Following the release of its latest LLM Llama 3, Meta plans to invest heavily in even more advanced AI models and services in the coming years, with the goal of developing the world's largest and most powerful AI services.
Meta is forging ahead with the development of its AI technologies and services. During the company's most recent quarterly earnings call, CEO Mark Zuckerberg said Meta is working on a variety of different AI services, including Meta AI, an AI assistant that can answer questions across all Meta apps and glasses.
Meta recently released a new version of the assistant based on its latest language model, Llama 3. The rollout is going well, and tens of millions of people have already tried the service, according to Zuckerberg, who said Meta AI is the smartest free AI assistant today. With RayBan's Meta smart glasses, people in the U.S. and Canada can use Meta's multimodal AI assistant for everyday tasks.
Along with the new Meta AI, the company also introduced deeper integration of generative AI into its apps in the U.S. and more than a dozen other countries. Users will be able to use Meta's AI assistant in search, news feed and groups on Facebook. The search integration in particular could strengthen Meta's position in the overall search market, though it still relies on Google and Bing.
How to make money with generative AI
Zuckerberg said he sees Meta's new 8- and 70-billion-parameter Lama models as best-in-class, and benchmarks seem to support that view. But only real-world applications will tell the whole truth. Meta is currently training a Lama 3 model with over 400 billion parameters, which "seems on track to be industry-leading on several benchmarks," Zuckerberg said.
Meta's stated goal is to invest significantly more in the coming years to develop even more advanced models and the world's largest AI services.
However, building a leading AI will be a "larger undertaking than the other experiences we've added to our apps, and this is likely going to take several years," Zuckerberg said.
In plain terms, this means Meta doesn't know when or how it will make money from generative AI. Zuckerberg is betting that open-sourcing the Llama models will reduce Meta's infrastructure and development costs eventually.
Other monetization options Zuckerberg mentioned included scaling business messaging, introducing advertising or paid content into AI interactions, and letting users pay for the use of larger AI models and access to more computing power. AI also improves engagement in apps, which leads to us seeing more ads and improving ads directly to provide more value, he said.
Meta's AI recommendation systems are also making progress. About 30 percent of posts in the Facebook feed and, for the first time, more than 50 percent of content on Instagram are now served by AI recommendation systems, the company said. Meta recently introduced a proprietary processor designed to make these systems run more efficiently.
The next big bet
The stock market reacted very critically to Meta's quarterly results and Zuckerberg's outlook, even though revenue grew more than 27 percent year over year to $36.5 billion. Meta's stock lost 15 percent in after-hours trading and continues to fall. However, the stock had risen excessively since the beginning of the year due to the AI hype.

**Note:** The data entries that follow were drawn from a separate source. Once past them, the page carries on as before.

struct KnnStage1 { uint32_t* flag_count; uint32_t* qrec; };
template <int T>
int run_knn(ismhip_ctx* ctx, const ismhip_codebook* cb, int metric, int nq, const float* q, int k,
            int32_t* idx_out, float* dist_out, KnnStage1* stage1 = nullptr, const char* tname = nullptr, bool many_splits = false, int use_pca = 0 , const float* hell_q = nullptr) {
    const bool hell = hell_q != nullptr && metric == ISMHIP_METRIC_CHI2 && cb->chi_shadow;
    const ismhip_codebook* xb = hell ? cb->chi_shadow : cb;
    const int cmetric = hell ? ISMHIP_METRIC_L2SQ : metric;
    if (cb->dim_pad / 16 > KNN_FB_MAXJ) return ism_set_err(ctx, ISMHIP_ERR_UNSUPPORTED, "knn: descriptor longer than 1344 not built");
    const float* qq = q; int ldq = cb->dim;
    if (cb->dim_pad != cb->dim) {
        float* qpad = (float*)ism_scratch(ctx, SCR_QPAD, (size_t)nq * cb->dim_pad * sizeof(float));
        if (!qpad) return ISMHIP_ERR_NOMEM;
        const size_t tot = (size_t)nq * cb->dim_pad;
        hipLaunchKernelGGL(k_pad_rows, dim3((unsigned)((tot + 255) / 256)), dim3(256), 0, ctx->stream, q, nq, cb->dim, qpad, cb->dim_pad);
        ISM_CHECK_LAUNCH(ctx, "k_pad_rows");
        qq = qpad; ldq = cb->dim_pad;
// ... 109 lines not shown
                    default: break;
                } else
                switch (ctx->knn_dbg) {
                    case 1: rk = (const void*)k_knn_l2_ring<T, 1>; break;  case 3: rk = (const void*)k_knn_l2_ring<T, 3>; break;
                    case 5: rk = (const void*)k_knn_l2_ring<T, 5>; break;  case 7: rk = (const void*)k_knn_l2_ring<T, 7>; break;
                    case 9: rk = (const void*)k_knn_l2_ring<T, 9>; break;  case 13: rk = (const void*)k_knn_l2_ring<T, 13>; break;
                    case 15: rk = (const void*)k_knn_l2_ring<T, 15>; break; case 11: rk = (const void*)k_knn_l2_ring<T, 11>; break;
                    case 21: rk = (const void*)k_knn_l2_ring<T, 21>; break; case 513: rk = (const void*)k_knn_l2_ring<T, 513>; break; case 256: rk = (const void*)k_knn_l2_ring<T, 256>; break; case 64: rk = (const void*)k_knn_l2_ring<T, 64>; break; case 128: rk = (const void*)k_knn_l2_ring<T, 128>; break; case 192: rk = (const void*)k_knn_l2_ring<T, 192>; break; case 53: rk = (const void*)k_knn_l2_ring<T, 53>; break; case 37: rk = (const void*)k_knn_l2_ring<T, 37>; break;
                    default: break;
                }
#endif
                const size_t rlds = qpanel2 ? (size_t)4 * 256 * RG_KB * sizeof(u16) + 4 * 256 * sizeof(float) + 8 * 4 * 64 * sizeof(float) + (size_t)ring_nk * 256 * RG_KB * sizeof(u16)
                                  : qpanel ? (size_t)4 * 256 * RG_KB * sizeof(u16) + 4 * 256 * sizeof(float) + 8 * 2 * 64 * sizeof(float) + (size_t)ring_nk * 128 * RG_KB * sizeof(u16)
                                  : half ? (size_t)3 * (128 + 256) * RG_KB * sizeof(u16) + 4 * 256 * sizeof(float)
                                         : (size_t)RG_STAGES * RG_STAGE_HALVES * sizeof(u16) + 4 * RG_BM * sizeof(float) + 8 * 4 * 64 * sizeof(float);
                if (ctx->knn_dbg || !ctx->attr_done.count(rk)) {
                    ISM_HIP(ctx, hipFuncSetAttribute(rk, hipFuncAttributeMaxDynamicSharedMemorySize, (int)rlds));
                    ctx->attr_done.insert(rk);
                }
                const float* osc = (const float*)(qsc + 1);
                const float* word_norm;
                if (pca) { wh = PI.f16t; osc = PI.osc; word_norm = PI.cn_scaled; }
                else {
                    float* cn_scaled = (float*)ism_scratch(ctx, SCR_QNORM2, ((size_t)cb->n_words_pad + 256) * sizeof(float));
                    if (!cn_scaled) return ISMHIP_ERR_NOMEM;
                    hipLaunchKernelGGL(k_scale_norms, dim3((cb->n_words_pad + 255) / 256), dim3(256), 0, ctx->stream, xb->word_norm, cb->n_words_pad, osc, cn_scaled);
                    ISM_CHECK_LAUNCH(ctx, "k_scale_norms");
                    word_norm = cn_scaled;
                }
                int n_tiles_m = cb->n_words_pad / BM, ld16 = cb->ld16, k_steps = pca ? PI.m / 16 : (cb->dim + 15) / 16, nq_ = nq, tps = tiles_per_split, nsp = n_splits, ncand = n_cand, nb = n_bound;
                const u16* qh_ = q_hi;
                unsigned int* clock = nullptr;
                if (ring16 && ctx->knn_join) {
                    clock = (unsigned int*)ism_scratch(ctx, SCR_KNN_CLOCK, 8 * 64 * sizeof(unsigned int));
                    if (!clock) return ISMHIP_ERR_NOMEM;
                    ISM_HIP(ctx, hipMemsetAsync(clock, 0, 8 * 64 * sizeof(unsigned int), ctx->stream));
                }
                const float* thr_init = nullptr; float* thr_out = nullptr; int tile_step = 1;
                if (stage1 && ring16 && !half && !qpanel && ctx->knn_prepass && n_tiles_m >= 128 && ctx->knn_dbg == 0 && !(pca && PI.resid2 <= 0.f)) {
                    float* thr0 = (float*)ism_scratch(ctx, SCR_KNN_THR0, (size_t)((nq + 255) / 256 * 256) * sizeof(float));
                    if (!thr0) return ISMHIP_ERR_NOMEM;
                    const void* pk = (const void*)k_knn_l2_ring16<T, 2, 0, 0, 1>;
                    if (!ctx->attr_done.count(pk)) { ISM_HIP(ctx, hipFuncSetAttribute(pk, hipFuncAttributeMaxDynamicSharedMemorySize, (int)rlds)); ctx->attr_done.insert(pk); }
                    int one = 1, all = n_tiles_m, step = ctx->knn_pre_step; unsigned int* noclk = nullptr; const float* noinit = nullptr;
                    float relax = 0.f;
                    if (pca) relax = -ctx->knn_pre_gamma * 2.0f * PI.resid2 * (PI.sq * PI.sc * 0.5f);
                    void* pargs[] = {&wh, &word_norm, &n_tiles_m, &ld16, &k_steps, &qh_, &nq_, &osc, &all, &one, &cand_val, &cand_idx, &ncand, &cand_bound, &nb, &noclk, &noinit, &thr0, &step, &relax};
                    ISM_HIP(ctx, hipLaunchKernel(pk, dim3(8 * ((n_qt + 7) / 8)), dim3(512), pargs, rlds, ctx->stream));
                    ISM_CHECK_LAUNCH(ctx, "k_knn_l2_ring16<pre>");
                    thr_init = thr0;
                }
                float no_relax = 0.f;
                void* rargs[] = {&wh, &word_norm, &n_tiles_m, &ld16, &k_steps, &qh_, &nq_, &osc, &tps, &nsp, &cand_val, &cand_idx, &ncand, &cand_bound, &nb, &clock, &thr_init, &thr_out, &tile_step, &no_relax};
                ISM_HIP(ctx, hipLaunchKernel(rk, grid, dim3(half ? 256 : 512), rargs, rlds, ctx->stream));
                ISM_CHECK_LAUNCH(ctx, "k_knn_l2_ring");
            } else {
            (void)ai;
            if (!ctx->attr_done.count(kern)) { ISM_HIP(ctx, hipFuncSetAttribute(kern, hipFuncAttributeMaxDynamicSharedMemorySize, (int)lds)); ctx->attr_done.insert(kern); }
            const float* word_norm = xb->word_norm; const float* osc = (const float*)(qsc + 1);
            int n_tiles_m = cb->n_words_pad / BM, ld16 = cb->ld16, k_steps = (cb->dim + 15) / 16, nq_ = nq, tps = tiles_per_split, nsp = n_splits, ncand = n_cand, nb = n_bound;
            const u16* qh_ = q_hi; const u16* ql_ = q_lo;
            const float* no_tau = nullptr; uint32_t* no_u = nullptr; int no_cap = 0;
            void* args[] = {&wh, &wl, &word_norm, &n_tiles_m, &ld16, &k_steps, &qh_, &ql_, &nq_, &osc, &tps, &nsp, &cand_val, &cand_idx, &ncand, &cand_bound, &nb, &no_tau, &no_u, &no_u, &no_cap};
            ISM_HIP(ctx, hipLaunchKernel(kern, grid, dim3(big_tile ? 512 : 256), args, lds, ctx->stream));
            ISM_CHECK_LAUNCH(ctx, "k_knn_l2_mfma16");
            }
        } else if (cmetric == ISMHIP_METRIC_L2SQ) {
            const int n_qt = (nq + KNN_BN - 1) / KNN_BN;
            hipLaunchKernelGGL(k_knn_l2_mfma<T>, dim3(8 * ((n_qt + 7) / 8) * n_splits), dim3(256), 0, ctx->stream, cb->words, cb->word_norm,
                               cb->n_words_pad / KNN_BM, cb->dim_pad, qq, nq, ldq, tiles_per_split, n_splits, cand_val, cand_idx, n_cand,
                               cand_bound, n_bound, std::min(16, cb->dim - (cb->dim_pad / KNN_BK - 1) * KNN_BK));
            ISM_CHECK_LAUNCH(ctx, "k_knn_l2_mfma");
        } else {
// ... 26 lines not shown
    vp.cn_acc = mode == 0 ? 1.01f * (float)(cb->dim_pad + 1) * 1.1920929e-07f : 0.f;
    {
    TimerScope trr(ctx, "knn_rerank");
    if (pca) {
        PcaVerify pv;
        const float acc_rel = 1.01f * (float)PI.m * 1.1920929e-07f;
        pv.qimg = q_hi; pv.nk = ring_nk; pv.inv_sq2 = 1.0f / (PI.sq * PI.sq);
        pv.inv_sig2 = PI.inv_sig2; pv.d_rel = PI.d_rel; pv.dq_abs = PI.dq_abs;
        pv.dc = (PI.d_rel * sqrtf(cb->max_norm2) + PI.dc_abs) * 1.00001f;
        pv.cmax2 = PI.cmax2;
        const float fq = 6.103515625e-05f / PI.sq, fc = 6.103515625e-05f / PI.sc, sm = sqrtf((float)PI.m);
        pv.eps_c2 = (17.f * KNN_U + 1.01f * (float)(PI.m + 1) * 1.1920929e-07f) * PI.cmax2 + 2.02f * (sm * fq * sqrtf(PI.cmax2) + sm * sm * fq * fc);
        pv.dot2 = 2.f * acc_rel + 2.f * KNN_U + 2.02f * sm * fc / sqrtf(PI.cmax2);
        pv.ku = vp.ku;
        hipLaunchKernelGGL(k_knn_rerank_pca, dim3((nq + 3) / 4), dim3(256), 0, ctx->stream, cb->words, cb->dim, cb->dim_pad, cb->n_words,
                           qq, nq, ldq, cand_idx, cand_val, n_cand, n_cand, cand_bound, n_bound, pv, k, idx_out, dist_out, flag_count, qrec, items);
    } else if (hell) {
        hipLaunchKernelGGL(k_knn_rerank_hell, dim3((nq + 3) / 4), dim3(256), 0, ctx->stream, cb->words, cb->dim, cb->dim_pad, cb->n_words,
                           qq, nq, ldq, hell_q, xb->shadow_perm, cand_idx, cand_val, n_cand, n_cand, cand_bound, n_bound, vp, k, idx_out, dist_out, flag_count, qrec, items);
    } else
    hipLaunchKernelGGL(k_knn_rerank, dim3((nq + 3) / 4), dim3(256), 0, ctx->stream, cb->words, cb->dim, cb->dim_pad, cb->n_words,
                       qq, nq, ldq, metric, cand_idx, cand_val, n_cand, n_cand, cand_bound, n_bound, vp, k, idx_out, dist_out, flag_count, qrec, items);
    ISM_CHECK_LAUNCH(ctx, "k_knn_rerank");
    }
    if (stage1) { stage1->flag_count = flag_count; stage1->qrec = qrec; return ISMHIP_OK; }
    {
        TimerScope ts(ctx, "knn_fallback");
        const int fb_tps = merged ? cb->n_words_pad / BM : tiles_per_split, fb_lay = merged ? -2 : (half ? -3 : (ring16 ? -1 : wr_rows));
        if (k <= 4) hipLaunchKernelGGL(k_knn_fallback<4>, dim3(1024), dim3(256), 0, ctx->stream, cb->words, cb->dim, cb->dim_pad, cb->n_words, qq, ldq, metric, k,
                                       fb_tps, cb->n_words_pad / BM, BM, fb_lay, flag_count, items, idx_out, dist_out, item_out, q_items);
        else hipLaunchKernelGGL(k_knn_fallback<KNN_MAX_K>, dim3(1024), dim3(256), 0, ctx->stream, cb->words, cb->dim, cb->dim_pad, cb->n_words, qq, ldq, metric, k,
                                fb_tps, cb->n_words_pad / BM, BM, fb_lay, flag_count, items, idx_out, dist_out, item_out, q_items);
        ISM_CHECK_LAUNCH(ctx, "k_knn_fallback");
        if (k <= 4) hipLaunchKernelGGL(k_knn_fallback_merge<4>, dim3(256), dim3(256), 0, ctx->stream, k, flag_count, qrec, item_out, q_items, idx_out, dist_out);
        else hipLaunchKernelGGL(k_knn_fallback_merge<KNN_MAX_K>, dim3(256), dim3(256), 0, ctx->stream, k, flag_count, qrec, item_out, q_items, idx_out, dist_out);
        ISM_CHECK_LAUNCH(ctx, "k_knn_fallback_merge");
    }
    if (ctx->timers_on) ISM_HIP(ctx, hipMemcpyAsync(ctx->knn_stats, flag_count, 8, hipMemcpyDeviceToHost, ctx->stream));
    return ISMHIP_OK;
}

Zuckerberg likely anticipated this reaction: During the conference call, he mentioned that "it's worth calling out that we've historically seen a lot of volatility in our stock during this phase of our product playbook - where we're investing in scaling a new product but aren't yet monetizing it."

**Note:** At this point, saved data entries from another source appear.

# artiom-matvei/RLAO

Measured on AMD Instinct MI355X. Metric: AO env-steps/sec (batched loops), higher is better.
Workload: dtype f32; 1 GPU; 8m / 20x20 Shack-Hartmann, 256 batched envs per GPU, integrator closed loop (BASELINE.json configs[1]); envs_per_gpu=256, envs_total=256, resolution=120, n_valid_act=357, n_signal=632, layers=1, controller=leaky integrator, gain 0.5, noise=photon, parallelism=env-shards x1, all-gather of episode returns

## Files before the change

rlao_amd/csrc/ring_device.hpp:

```cpp
#pragma once
#include "common.hpp"

namespace ao {

__device__ inline int torus(int r, int c, int oy, int ox, int S) {
    int pr = r + oy, pc = c + ox;
    pr = pr >= S ? pr - S : pr;
    pc = pc >= S ? pc - S : pc;
    return pr * S + pc;
}

template <typename T>
__device__ inline void gather_ring(const T* __restrict__ map, T* __restrict__ zx, const int* __restrict__ inner_idx, int S,
                                   int n_inner, int K, int sx, int sy, int oy, int ox, int e, int t0, int nt) {
    const T* src = map + (size_t)e * S * S;
    for (int k = t0; k < n_inner; k += nt) {
        const int idx = inner_idx[k];
        const int r = idx / S - sy, c = idx % S - sx;
        zx[(size_t)e * K + k] = src[torus(r, c, oy, ox, S)];
    }
}

__device__ inline uint32_t mt_temper(uint32_t y) {
    y ^= (y >> 11);
    y ^= (y << 7) & 0x9d2c5680u;
    y ^= (y << 15) & 0xefc60000u;
    y ^= (y >> 18);
    return y;
}

__device__ inline uint32_t mt_mix(uint32_t a, uint32_t b, uint32_t far) {
    uint32_t y = (a & 0x80000000u) | (b & 0x7fffffffu);
    return far ^ (y >> 1) ^ ((y & 1u) ? 0x9908b0dfu : 0u);
}

__device__ inline void mt_twist(uint32_t* s) {
    const int t = threadIdx.x;
    uint32_t v = 0;
    if (t < 227) v = mt_mix(s[t], s[t + 1], s[t + 397]);
    __syncthreads();
    if (t < 227) s[t] = v;
    __syncthreads();
    if (t < 227) v = mt_mix(s[t + 227], s[t + 228], s[t]);
    __syncthreads();
    if (t < 227) s[t + 227] = v;
    __syncthreads();
    if (t < 169) v = mt_mix(s[t + 454], s[t + 455], s[t + 227]);
    __syncthreads();
    if (t < 169) s[t + 454] = v;
    __syncthreads();
    if (t == 0) s[623] = mt_mix(s[623], s[0], s[396]);
    __syncthreads();
}

template <typename T>
__device__ inline void mt_normal_body(const uint32_t* mt_state, const int* mt_pos, uint32_t* mt_state_out, int* mt_pos_out,
                                      T* __restrict__ zx, int K, int n_inner, int n_outer, int e, const double* xi_scale) {
    __shared__ uint32_t s[kMtN];
    __shared__ int scan[256];
    __shared__ int sh_pos, sh_got, sh_stop;
    const int t = threadIdx.x;
    const uint32_t* gs = mt_state + (size_t)e * kMtN;
    uint32_t* gso = mt_state_out + (size_t)e * kMtN;
    for (int i = t; i < kMtN; i += 256) s[i] = gs[i];
    if (t == 0) {
        sh_pos = mt_pos[e];
        sh_got = 0;
    }
    __syncthreads();
    const int need_pairs = n_outer / 2;
    T* out = zx + (size_t)e * K + n_inner;
    while (true) {
        if (sh_pos >= kMtN) {
            mt_twist(s);
            if (t == 0) sh_pos = 0;
            __syncthreads();
        }
        const int pos = sh_pos, got = sh_got;
        const int avail = (kMtN - pos) / 4;
        int acc = 0;
        double n0 = 0.0, n1 = 0.0;
        if (t < avail) {
            const uint32_t* w = s + pos + 4 * t;
            const double d1 = ((double)(mt_temper(w[0]) >> 5) * 67108864.0 + (double)(mt_temper(w[1]) >> 6)) /
                              9007199254740992.0;
            const double d2 = ((double)(mt_temper(w[2]) >> 5) * 67108864.0 + (double)(mt_temper(w[3]) >> 6)) /
                              9007199254740992.0;
            const double x1 = 2.0 * d1 - 1.0, x2 = 2.0 * d2 - 1.0;
            const double r2 = x1 * x1 + x2 * x2;
            if (r2 < 1.0 && r2 != 0.0) {
                acc = 1;
                const double f = sqrt(-2.0 * log(r2) / r2);
                n0 = f * x2;
                n1 = f * x1;
                if (xi_scale) {
                    const double sg = xi_scale[e];
                    n0 *= sg;
                    n1 *= sg;
                }
            }
        }
        const unsigned long long bal = __ballot(acc);
        const int lane = t & (kWave - 1), wv = t / kWave;
        const int in_wave = __popcll(bal & ((lane == 63) ? ~0ull : ((2ull << lane) - 1ull)));
        if (lane == 0) scan[wv] = __popcll(bal);
        __syncthreads();
        int before = 0;
        for (int q = 0; q < wv; ++q) before += scan[q];
        const int total_acc = scan[0] + scan[1] + scan[2] + scan[3];
        const int incl = before + in_wave;
        const int remaining = need_pairs - got;
        if (t == 0) sh_stop = -1;
        __syncthreads();
        if (acc && incl <= remaining) {
            const int j = got + incl - 1;
            out[2 * j] = (T)n0;
            out[2 * j + 1] = (T)n1;
            if (incl == remaining) sh_stop = t;
        }
        __syncthreads();
        if (sh_stop >= 0) {
            if (t == 0) sh_pos = pos + 4 * (sh_stop + 1);
            break;
        }
        if (t == 0) {
            sh_pos = kMtN;
            sh_got = got + total_acc;
        }
        __syncthreads();
    }
    __syncthreads();
    for (int i = t; i < kMtN; i += 256) gso[i] = s[i];
    if (t == 0) mt_pos_out[e] = sh_pos;
}

}
```

Measured before the change: 5.653 million env-steps/s.

## Batch multiple Mersenne Twister twists per round and process two polar pairs per thread

```diff
diff --git a/rlao_amd/csrc/ring_device.hpp b/rlao_amd/csrc/ring_device.hpp
--- a/rlao_amd/csrc/ring_device.hpp
+++ b/rlao_amd/csrc/ring_device.hpp
@@ -34,104 +34,116 @@
     return far ^ (y >> 1) ^ ((y & 1u) ? 0x9908b0dfu : 0u);
 }
 
-__device__ inline void mt_twist(uint32_t* s) {
+constexpr int kMtTry = kMtN / 4;
+constexpr int kMtSlots = 4;
+constexpr int kMtLaneTry = 2 * 256;
+
+__device__ inline void mt_twist_next(const uint32_t* s, uint32_t* n) {
     const int t = threadIdx.x;
-    uint32_t v = 0;
-    if (t < 227) v = mt_mix(s[t], s[t + 1], s[t + 397]);
+    if (t < 227) n[t] = mt_mix(s[t], s[t + 1], s[t + 397]);
     __syncthreads();
-    if (t < 227) s[t] = v;
+    if (t < 227) n[t + 227] = mt_mix(s[t + 227], s[t + 228], n[t]);
     __syncthreads();
-    if (t < 227) v = mt_mix(s[t + 227], s[t + 228], s[t]);
+    if (t < 169) n[t + 454] = mt_mix(s[t + 454], s[t + 455], n[t + 227]);
+    if (t == 192) n[623] = mt_mix(s[623], n[0], n[396]);
     __syncthreads();
-    if (t < 227) s[t + 227] = v;
-    __syncthreads();
-    if (t < 169) v = mt_mix(s[t + 454], s[t + 455], s[t + 227]);
-    __syncthreads();
-    if (t < 169) s[t + 454] = v;
-    __syncthreads();
-    if (t == 0) s[623] = mt_mix(s[623], s[0], s[396]);
-    __syncthreads();
+}
+
+__device__ inline bool mt_polar(const uint32_t* w, double& n0, double& n1) {
+#pragma clang fp contract(off)
+    const double d1 = ((double)(mt_temper(w[0]) >> 5) * 67108864.0 + (double)(mt_temper(w[1]) >> 6)) /
+                      9007199254740992.0;
+    const double d2 = ((double)(mt_temper(w[2]) >> 5) * 67108864.0 + (double)(mt_temper(w[3]) >> 6)) /
+                      9007199254740992.0;
+    const double x1 = 2.0 * d1 - 1.0, x2 = 2.0 * d2 - 1.0;
+    const double r2 = x1 * x1 + x2 * x2;
+    if (!(r2 < 1.0 && r2 != 0.0)) return false;
+    const double f = sqrt(-2.0 * log(r2) / r2);
+    n0 = f * x2;
+    n1 = f * x1;
+    return true;
 }
 
 template <typename T>
 __device__ inline void mt_normal_body(const uint32_t* mt_state, const int* mt_pos, uint32_t* mt_state_out, int* mt_pos_out,
                                       T* __restrict__ zx, int K, int n_inner, int n_outer, int e, const double* xi_scale) {
-    __shared__ uint32_t s[kMtN];
-    __shared__ int scan[256];
-    __shared__ int sh_pos, sh_got, sh_stop;
+    __shared__ uint32_t s[kMtSlots * kMtN];
+    __shared__ int scan[4];
+    __shared__ int sh_stop;
     const int t = threadIdx.x;
+    const int lane = t & (kWave - 1), wv = t / kWave;
     const uint32_t* gs = mt_state + (size_t)e * kMtN;
     uint32_t* gso = mt_state_out + (size_t)e * kMtN;
     for (int i = t; i < kMtN; i += 256) s[i] = gs[i];
-    if (t == 0) {
-        sh_pos = mt_pos[e];
-        sh_got = 0;
-    }
+    int pos = mt_pos[e], got = 0, cur = 0;
+    const double sg = xi_scale ? xi_scale[e] : 1.0;
     __syncthreads();
     const int need_pairs = n_outer / 2;
     T* out = zx + (size_t)e * K + n_inner;
-    while (true) {
-        if (sh_pos >= kMtN) {
-            mt_twist(s);
-            if (t == 0) sh_pos = 0;
-            __syncthreads();
-        }
-        const int pos = sh_pos, got = sh_got;
-        const int avail = (kMtN - pos) / 4;
-        int acc = 0;
-        double n0 = 0.0, n1 = 0.0;
-        if (t < avail) {
-            const uint32_t* w = s + pos + 4 * t;
-            const double d1 = ((double)(mt_temper(w[0]) >> 5) * 67108864.0 + (double)(mt_temper(w[1]) >> 6)) /
-                              9007199254740992.0;
-            const double d2 = ((double)(mt_temper(w[2]) >> 5) * 67108864.0 + (double)(mt_temper(w[3]) >> 6)) /
-                              9007199254740992.0;
-            const double x1 = 2.0 * d1 - 1.0, x2 = 2.0 * d2 - 1.0;
-            const double r2 = x1 * x1 + x2 * x2;
-            if (r2 < 1.0 && r2 != 0.0) {
-                acc = 1;
-                const double f = sqrt(-2.0 * log(r2) / r2);
-                n0 = f * x2;
-                n1 = f * x1;
-                if (xi_scale) {
-                    const double sg = xi_scale[e];
-                    n0 *= sg;
-                    n1 *= sg;
+    auto slot = [](int b) { return b >= kMtSlots ? b - kMtSlots : b; };
+    while (got < need_pairs) {
+        const int remaining = need_pairs - got;
+        const int avail0 = (kMtN - pos) / 4;
+        const int want = remaining + remaining / 3 + 16 - avail0;
+        const int nt = want <= 0 ? 0 : min((kMtLaneTry - avail0) / kMtTry, (want + kMtTry - 1) / kMtTry);
+        for (int j = 0; j < nt; ++j) mt_twist_next(s + slot(cur + j) * kMtN, s + slot(cur + j + 1) * kMtN);
+        const int n_try = avail0 + kMtTry * nt;
+        bool acc[2];
+        double n0[2], n1[2];
+#pragma unroll
+        for (int u = 0; u < 2; ++u) {
+            const int a = 2 * t + u;
+            acc[u] = false;
+            n0[u] = n1[u] = 0.0;
+            if (a < n_try) {
+                const int a2 = a - avail0;
+                const uint32_t* w = a2 < 0 ? s + cur * kMtN + pos + 4 * a
+                                           : s + slot(cur + 1 + a2 / kMtTry) * kMtN + 4 * (a2 % kMtTry);
+                acc[u] = mt_polar(w, n0[u], n1[u]);
+                if (acc[u] && xi_scale) {
+                    n0[u] *= sg;
+                    n1[u] *= sg;
                 }
             }
         }
-        const unsigned long long bal = __ballot(acc);
-        const int lane = t & (kWave - 1), wv = t / kWave;
-        const int in_wave = __popcll(bal & ((lane == 63) ? ~0ull : ((2ull << lane) - 1ull)));
-        if (lane == 0) scan[wv] = __popcll(bal);
+        const unsigned long long bal0 = __ballot(acc[0]), bal1 = __ballot(acc[1]);
+        const unsigned long long below = (1ull << lane) - 1ull;
+        const int in_wave = __popcll(bal0 & below) + __popcll(bal1 & below);
+        if (lane == 0) scan[wv] = __popcll(bal0) + __popcll(bal1);
+        if (t == 0) sh_stop = -1;
         __syncthreads();
-        int before = 0;
+        int before = in_wave;
         for (int q = 0; q < wv; ++q) before += scan[q];
         const int total_acc = scan[0] + scan[1] + scan[2] + scan[3];
-        const int incl = before + in_wave;
-        const int remaining = need_pairs - got;
-        if (t == 0) sh_stop = -1;
-        __syncthreads();
-        if (acc && incl <= remaining) {
-            const int j = got + incl - 1;
-            out[2 * j] = (T)n0;
-            out[2 * j + 1] = (T)n1;
-            if (incl == remaining) sh_stop = t;
+#pragma unroll
+        for (int u = 0; u < 2; ++u) {
+            before += acc[u] ? 1 : 0;
+            if (acc[u] && before <= remaining) {
+                const int j = got + before - 1;
+                out[2 * j] = (T)n0[u];
+                out[2 * j + 1] = (T)n1[u];
+                if (before == remaining) sh_stop = 2 * t + u;
+            }
         }
         __syncthreads();
-        if (sh_stop >= 0) {
-            if (t == 0) sh_pos = pos + 4 * (sh_stop + 1);
-            break;
-        }
-        if (t == 0) {
-            sh_pos = kMtN;
-            sh_got = got + total_acc;
+        const int stop = sh_stop;
+        if (stop >= 0) {
+            const int a2 = stop - avail0;
+            if (a2 < 0) pos += 4 * (stop + 1);
+            else {
+                cur = slot(cur + 1 + a2 / kMtTry);
+                pos = 4 * (a2 % kMtTry + 1);
+            }
+            got = need_pairs;
+        } else {
+            cur = slot(cur + nt);
+            pos = kMtN;
+            got += total_acc;
         }
         __syncthreads();
     }
-    __syncthreads();
-    for (int i = t; i < kMtN; i += 256) gso[i] = s[i];
-    if (t == 0) mt_pos_out[e] = sh_pos;
+    for (int i = t; i < kMtN; i += 256) gso[i] = s[cur * kMtN + i];
+    if (t == 0) mt_pos_out[e] = pos;
 }
 
 }
```

Result: faster. 5.726 million env-steps/s, median of 6 (+1.3%).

But investor skepticism might be warranted. Before AI, Meta was riding high on the metaverse hype wave and has lost billions on the technology to date. The ten-year plans announced in the past should have generated significant revenues by now. Even Apple has yet to kickstart the VR and AR glasses market.
The future of generative AI seems equally uncertain when it comes to making money at scale. Meta's industry peers, such as Microsoft, OpenAI, and Google, are also currently losing billions on the technology, with no clear path to revenue growth other than perhaps boosting their own cloud business with startup investments.